*** Opening Available data ***

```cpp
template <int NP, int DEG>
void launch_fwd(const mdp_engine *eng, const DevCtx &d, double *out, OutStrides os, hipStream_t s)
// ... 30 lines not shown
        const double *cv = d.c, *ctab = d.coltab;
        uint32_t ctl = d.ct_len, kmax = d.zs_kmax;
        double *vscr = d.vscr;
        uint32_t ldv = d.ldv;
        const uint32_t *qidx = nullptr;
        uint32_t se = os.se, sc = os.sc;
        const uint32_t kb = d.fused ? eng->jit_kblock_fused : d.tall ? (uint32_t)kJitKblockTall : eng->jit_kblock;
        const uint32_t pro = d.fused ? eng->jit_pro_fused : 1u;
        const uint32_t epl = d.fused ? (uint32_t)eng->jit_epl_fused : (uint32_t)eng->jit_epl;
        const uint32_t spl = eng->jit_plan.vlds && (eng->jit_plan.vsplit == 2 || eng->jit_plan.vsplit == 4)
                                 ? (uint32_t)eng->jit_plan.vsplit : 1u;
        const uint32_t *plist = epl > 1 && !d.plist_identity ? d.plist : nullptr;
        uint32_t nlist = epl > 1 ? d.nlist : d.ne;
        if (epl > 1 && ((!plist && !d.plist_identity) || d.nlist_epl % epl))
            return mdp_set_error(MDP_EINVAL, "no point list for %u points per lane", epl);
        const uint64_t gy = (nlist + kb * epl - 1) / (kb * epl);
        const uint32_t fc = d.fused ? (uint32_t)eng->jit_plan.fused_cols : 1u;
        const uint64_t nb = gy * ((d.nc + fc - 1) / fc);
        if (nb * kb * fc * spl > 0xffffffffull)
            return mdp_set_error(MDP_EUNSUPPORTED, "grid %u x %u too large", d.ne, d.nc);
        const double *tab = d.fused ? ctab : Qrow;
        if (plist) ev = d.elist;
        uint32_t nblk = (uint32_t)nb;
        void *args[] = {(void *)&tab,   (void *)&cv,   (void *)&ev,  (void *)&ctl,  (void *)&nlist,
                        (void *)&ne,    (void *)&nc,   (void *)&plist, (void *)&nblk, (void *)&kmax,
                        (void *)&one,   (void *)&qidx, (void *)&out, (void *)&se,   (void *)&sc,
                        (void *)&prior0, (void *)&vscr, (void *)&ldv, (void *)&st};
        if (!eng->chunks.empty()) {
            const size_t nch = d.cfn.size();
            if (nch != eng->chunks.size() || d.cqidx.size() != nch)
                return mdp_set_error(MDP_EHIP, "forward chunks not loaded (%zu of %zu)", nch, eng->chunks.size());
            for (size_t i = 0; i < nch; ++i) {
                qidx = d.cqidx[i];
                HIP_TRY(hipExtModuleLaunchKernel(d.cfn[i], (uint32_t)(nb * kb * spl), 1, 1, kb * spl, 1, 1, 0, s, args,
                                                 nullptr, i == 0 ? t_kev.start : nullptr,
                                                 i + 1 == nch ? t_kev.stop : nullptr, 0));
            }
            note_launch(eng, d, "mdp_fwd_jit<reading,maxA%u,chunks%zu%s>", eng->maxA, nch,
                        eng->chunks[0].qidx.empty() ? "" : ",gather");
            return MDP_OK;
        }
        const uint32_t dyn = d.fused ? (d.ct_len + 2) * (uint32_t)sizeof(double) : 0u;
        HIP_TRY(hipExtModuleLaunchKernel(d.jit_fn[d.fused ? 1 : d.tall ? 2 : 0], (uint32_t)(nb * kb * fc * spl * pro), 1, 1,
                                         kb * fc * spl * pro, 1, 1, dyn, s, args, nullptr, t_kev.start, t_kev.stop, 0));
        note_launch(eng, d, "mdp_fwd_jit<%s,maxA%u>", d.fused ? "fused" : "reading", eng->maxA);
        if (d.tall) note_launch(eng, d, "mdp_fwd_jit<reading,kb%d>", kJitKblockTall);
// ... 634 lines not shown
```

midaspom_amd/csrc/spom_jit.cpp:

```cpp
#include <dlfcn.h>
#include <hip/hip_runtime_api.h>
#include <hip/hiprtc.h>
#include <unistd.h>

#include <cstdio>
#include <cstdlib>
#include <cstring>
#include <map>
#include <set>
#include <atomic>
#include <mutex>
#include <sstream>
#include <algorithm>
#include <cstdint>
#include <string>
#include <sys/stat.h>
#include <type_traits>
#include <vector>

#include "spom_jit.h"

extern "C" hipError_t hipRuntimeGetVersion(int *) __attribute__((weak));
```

*** Closing Available data ***

An exact reproduction of all the records is needed.

Problem solution:
```cpp
template <int NP, int DEG>
void launch_fwd(const mdp_engine *eng, const DevCtx &d, double *out, OutStrides os, hipStream_t s)
// ... 30 lines not shown
        const double *cv = d.c, *ctab = d.coltab;
        uint32_t ctl = d.ct_len, kmax = d.zs_kmax;
        double *vscr = d.vscr;
        uint32_t ldv = d.ldv;
        const uint32_t *qidx = nullptr;
        uint32_t se = os.se, sc = os.sc;
        const uint32_t kb = d.fused ? eng->jit_kblock_fused : d.tall ? (uint32_t)kJitKblockTall : eng->jit_kblock;
        const uint32_t pro = d.fused ? eng->jit_pro_fused : 1u;
        const uint32_t epl = d.fused ? (uint32_t)eng->jit_epl_fused : (uint32_t)eng->jit_epl;
        const uint32_t spl = eng->jit_plan.vlds && (eng->jit_plan.vsplit == 2 || eng->jit_plan.vsplit == 4)
                                 ? (uint32_t)eng->jit_plan.vsplit : 1u;
        const uint32_t *plist = epl > 1 && !d.plist_identity ? d.plist : nullptr;
        uint32_t nlist = epl > 1 ? d.nlist : d.ne;
        if (epl > 1 && ((!plist && !d.plist_identity) || d.nlist_epl % epl))
            return mdp_set_error(MDP_EINVAL, "no point list for %u points per lane", epl);
        const uint64_t gy = (nlist + kb * epl - 1) / (kb * epl);
        const uint32_t fc = d.fused ? (uint32_t)eng->jit_plan.fused_cols : 1u;
        const uint64_t nb = gy * ((d.nc + fc - 1) / fc);
        if (nb * kb * fc * spl > 0xffffffffull)
            return mdp_set_error(MDP_EUNSUPPORTED, "grid %u x %u too large", d.ne, d.nc);
        const double *tab = d.fused ? ctab : Qrow;
        if (plist) ev = d.elist;
        uint32_t nblk = (uint32_t)nb;
        void *args[] = {(void *)&tab,   (void *)&cv,   (void *)&ev,  (void *)&ctl,  (void *)&nlist,
                        (void *)&ne,    (void *)&nc,   (void *)&plist, (void *)&nblk, (void *)&kmax,
                        (void *)&one,   (void *)&qidx, (void *)&out, (void *)&se,   (void *)&sc,
                        (void *)&prior0, (void *)&vscr, (void *)&ldv, (void *)&st};
        if (!eng->chunks.empty()) {
            const size_t nch = d.cfn.size();
            if (nch != eng->chunks.size() || d.cqidx.size() != nch)
                return mdp_set_error(MDP_EHIP, "forward chunks not loaded (%zu of %zu)", nch, eng->chunks.size());
            for (size_t i = 0; i < nch; ++i) {
                qidx = d.cqidx[i];
                HIP_TRY(hipExtModuleLaunchKernel(d.cfn[i], (uint32_t)(nb * kb * spl), 1, 1, kb * spl, 1, 1, 0, s, args,
                                                 nullptr, i == 0 ? t_kev.start : nullptr,
                                                 i + 1 == nch ? t_kev.stop : nullptr, 0));
            }
            note_launch(eng, d, "mdp_fwd_jit<reading,maxA%u,chunks%zu%s>", eng->maxA, nch,
                        eng->chunks[0].qidx.empty() ? "" : ",gather");
            return MDP_OK;
        }
        const uint32_t dyn = d.fused ? (d.ct_len + 2) * (uint32_t)sizeof(double) : 0u;
        HIP_TRY(hipExtModuleLaunchKernel(d.jit_fn[d.fused ? 1 : d.tall ? 2 : 0], (uint32_t)(nb * kb * fc * spl * pro), 1, 1,
                                         kb * fc * spl * pro, 1, 1, dyn, s, args, nullptr, t_kev.start, t_kev.stop, 0));
        note_launch(eng, d, "mdp_fwd_jit<%s,maxA%u>", d.fused ? "fused" : "reading", eng->maxA);
        if (d.tall) note_launch(eng, d, "mdp_fwd_jit<reading,kb%d>", kJitKblockTall);
// ... 634 lines not shown
```

midaspom_amd/csrc/spom_jit.cpp:

```cpp
#include <dlfcn.h>
#include <hip/hip_runtime_api.h>
#include <hip/hiprtc.h>
#include <unistd.h>

#include <cstdio>
#include <cstdlib>
#include <cstring>
#include <map>
#include <set>
#include <atomic>
#include <mutex>
#include <sstream>
#include <algorithm>
#include <cstdint>
#include <string>
#include <sys/stat.h>
#include <type_traits>
#include <vector>

#include "spom_jit.h"

extern "C" hipError_t hipRuntimeGetVersion(int *) __attribute__((weak));
```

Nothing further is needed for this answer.